Insight 3: Attach Provenance to Every Data Point

For AI outputs to be reliable and auditable, every metric ingested must carry its context. This is an operational standard that needs to be enforced at the point of data entry, not retroactively:

"Why a metric like ARR is meaningless without the value, source, and date attached to it."


6. Overlooked Insights


Insight 1: The 500+ Characteristic Scoring Framework as an AI Consistency Mechanism

Most AI-in-VC discussions focus on what models to use or what data to feed them. Buried in the article is a more fundamental engineering point: without a structured scoring rubric of sufficient granularity, AI systems produce non-deterministic outputs that cannot be trusted for repeatable investment decisions. The 500+ characteristic framework is presented as the solution to this, but it receives only a single line of attention:

"A 500+ characteristic scoring framework built to stop AI from giving a different answer to the same question twice."

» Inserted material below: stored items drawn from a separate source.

#ifndef RPL_VOXEL_THREADS
#define RPL_VOXEL_THREADS 1024
#endif
#ifndef RPL_VOXEL_WGS_PER_CU
#define RPL_VOXEL_WGS_PER_CU (RPL_VOXEL_THREADS == 512 ? 2 : 1)
#endif
constexpr int kVB = RPL_VOXEL_THREADS;
constexpr int kVW = kVB / 64;
constexpr int kVWG = RPL_VOXEL_WGS_PER_CU;
constexpr uint32_t kRecCap = kVWG == 2 ? 4096u : 7168u;
constexpr uint32_t kRecPerThread = kRecCap / kVB;
constexpr uint32_t kRowCap = kVWG == 2 ? 1024u : 2u * kVB;
constexpr uint32_t kRowsPerThread = kRowCap / kVB;
constexpr uint32_t kBucketCap = kRecCap + 3u * kRowCap;
constexpr uint32_t kEmptyKey = 0xFFFFFFFFu;
// ... 242 lines not shown
  const u32x4 marker = {kEmptyKey, 0u, 0u, 0u};
  VoxelLds &L = S.L;
  uint4 *const G = S.G;
  const uint32_t lds_rec = (uint32_t)(uintptr_t)&L.rec[0];
  if (base + 1u + total <= kRecCap) {
    if (lane_id() == 0) lds_store128(lds_rec + base * 16u, marker);
#pragma unroll
    for (int j = 0; j < NS; ++j)
      if (__builtin_amdgcn_inverse_ballot_w64(m[j])) lds_store128(lds_rec + pos[j] * 16u, rec[j]);
  } else {
    if (lane_id() == 0) {
      if (base < kRecCap) lds_store128(lds_rec + base * 16u, marker); else glb_store128(G + base, marker);
    }
#pragma unroll
    for (int j = 0; j < NS; ++j) {
      if (__builtin_amdgcn_inverse_ballot_w64(m[j])) {
        if (pos[j] < kRecCap) lds_store128(lds_rec + pos[j] * 16u, rec[j]); else glb_store128(G + pos[j], rec[j]);
      }
    }
  }
  return false;
}

template <int NS>
__device__ __forceinline__ void voxel_block_split(QueueSink &S,
                                                  const bool (&ok)[NS], const uint32_t (&key)[NS],
                                                  const uint32_t (&qx)[NS], const uint32_t (&qy)[NS],
                                                  const uint32_t (&ci)[NS]) {
#pragma unroll
  for (uint32_t cls = 0; cls < 2u; ++cls) {
    bool okc[NS];
    uint32_t keyc[NS], qxc[NS], qyc[NS], cic[NS];
#pragma unroll
    for (int j = 0; j < NS; ++j) {
      okc[j] = ok[j] && (((key[j] >> 16) ^ key[j]) & 1u) == cls;
      keyc[j] = key[j];
      qxc[j] = okc[j] ? qx[j] : 0u;
      qyc[j] = okc[j] ? qy[j] : 0u;
      cic[j] = okc[j] ? ci[j] : 0u;
    }
    voxel_block_pass<true, NS, kPassPlain>(S, okc, keyc, qxc, qyc, cic);
  }
}

__device__ __forceinline__ double run_sum_f64(uint32_t u) {
  double s = (double)u;
  if (u >= 0xF0000000u) s -= 4294967296.0;
  return s;
}

struct VoxelArena {
  float4 *base;
  unsigned long long *cursor;
  unsigned long long capacity;
  unsigned long long *scan_start;
  int xyi;
};
enum : int { kEmitLegacy = 0, kEmitArenaFirst = 1, kEmitCountOnly = 2, kEmitArenaKnown = 3, kEmitArenaTemp = 4 };

template <bool DBG>
struct PhaseClock {
  unsigned long long acc[8] = {0, 0, 0, 0, 0, 0, 0, 0}, mark = 0;
  __device__ __forceinline__ void start() {
    if (DBG) mark = clock64();
  }
  __device__ __forceinline__ void lap(int i) {
    if (DBG) {
      const unsigned long long now = clock64();
      acc[i] += now - mark;
      mark = now;
    }
  }
};

template <bool DBG, bool CELLS>
__device__ __forceinline__ uint32_t voxel_reduce(VoxelLds &L, const KParams &p,
                                                 float4 *__restrict__ out, uint32_t out_stride,
                                                 uint32_t b, uint32_t *ncell_out, int mode,
                                                 const VoxelArena &arena, bool normalised,
                                                 const float4 *out_buffer) {
  PhaseClock<DBG> pc;
  pc.start();
  auto flush_dbg = [&]() {
    if (DBG && p.dbg && threadIdx.x == 0) {
#pragma unroll
      for (int i = 1; i < 8; ++i) atomicAdd(&p.dbg[16 * b + i], pc.acc[i]);
    }
  };
  uint32_t *const rowstart = L.rows, *const rowfill = L.rows + kRowCap;
  uint32_t *cell_keys = p.cell_keys ? p.cell_keys + (out - out_buffer) : nullptr;
  const int vbias = p.vox_bias;
  const uint32_t nrec = L.misc[0];
  if (DBG && p.dbg && threadIdx.x == 0) pc.acc[7] += (unsigned long long)nrec << 40;
  uint4 mine[kRecPerThread];
  uint32_t rmin = 0xFFFFFFFFu, rmax = 0u;
#pragma unroll
  for (int k = 0; k < (int)kRecPerThread; ++k) {
    const uint32_t idx = threadIdx.x + (uint32_t)k * kVB;
    uint4 m = make_uint4(kEmptyKey, 0u, 0u, 0u);
    if ((idx & ~63u) < nrec) {
      const uint4 raw = L.rec[idx];
      const bool ok = idx < nrec && raw.x != kEmptyKey;
      m = raw;
      if (!normalised) {
        uint4 pr;
        pr.y = (uint32_t)__builtin_amdgcn_update_dpp(0, (int)raw.y, 0x138, 0xF, 0xF, false);
// ... 480 lines not shown
  return false;
}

This is a significant infrastructure investment signal — suggesting that AI reliability in VC requires far more structured scaffolding than most firms currently build.


Insight 2: The DDVC Landscape Report Shows 345 VC Firms Already Operationalizing AI

The article briefly references a just-launched report that captures the current state of AI adoption across the VC industry. The scale — 345 firms surveyed — suggests AI adoption in VC has crossed from early-adopter into mainstream territory, which raises the urgency of differentiation through proprietary data layers:

"The DDVC Landscape Report 2026 just launched! Check out how 345 VC firms are using AI and automation to become more efficient & win against their peers."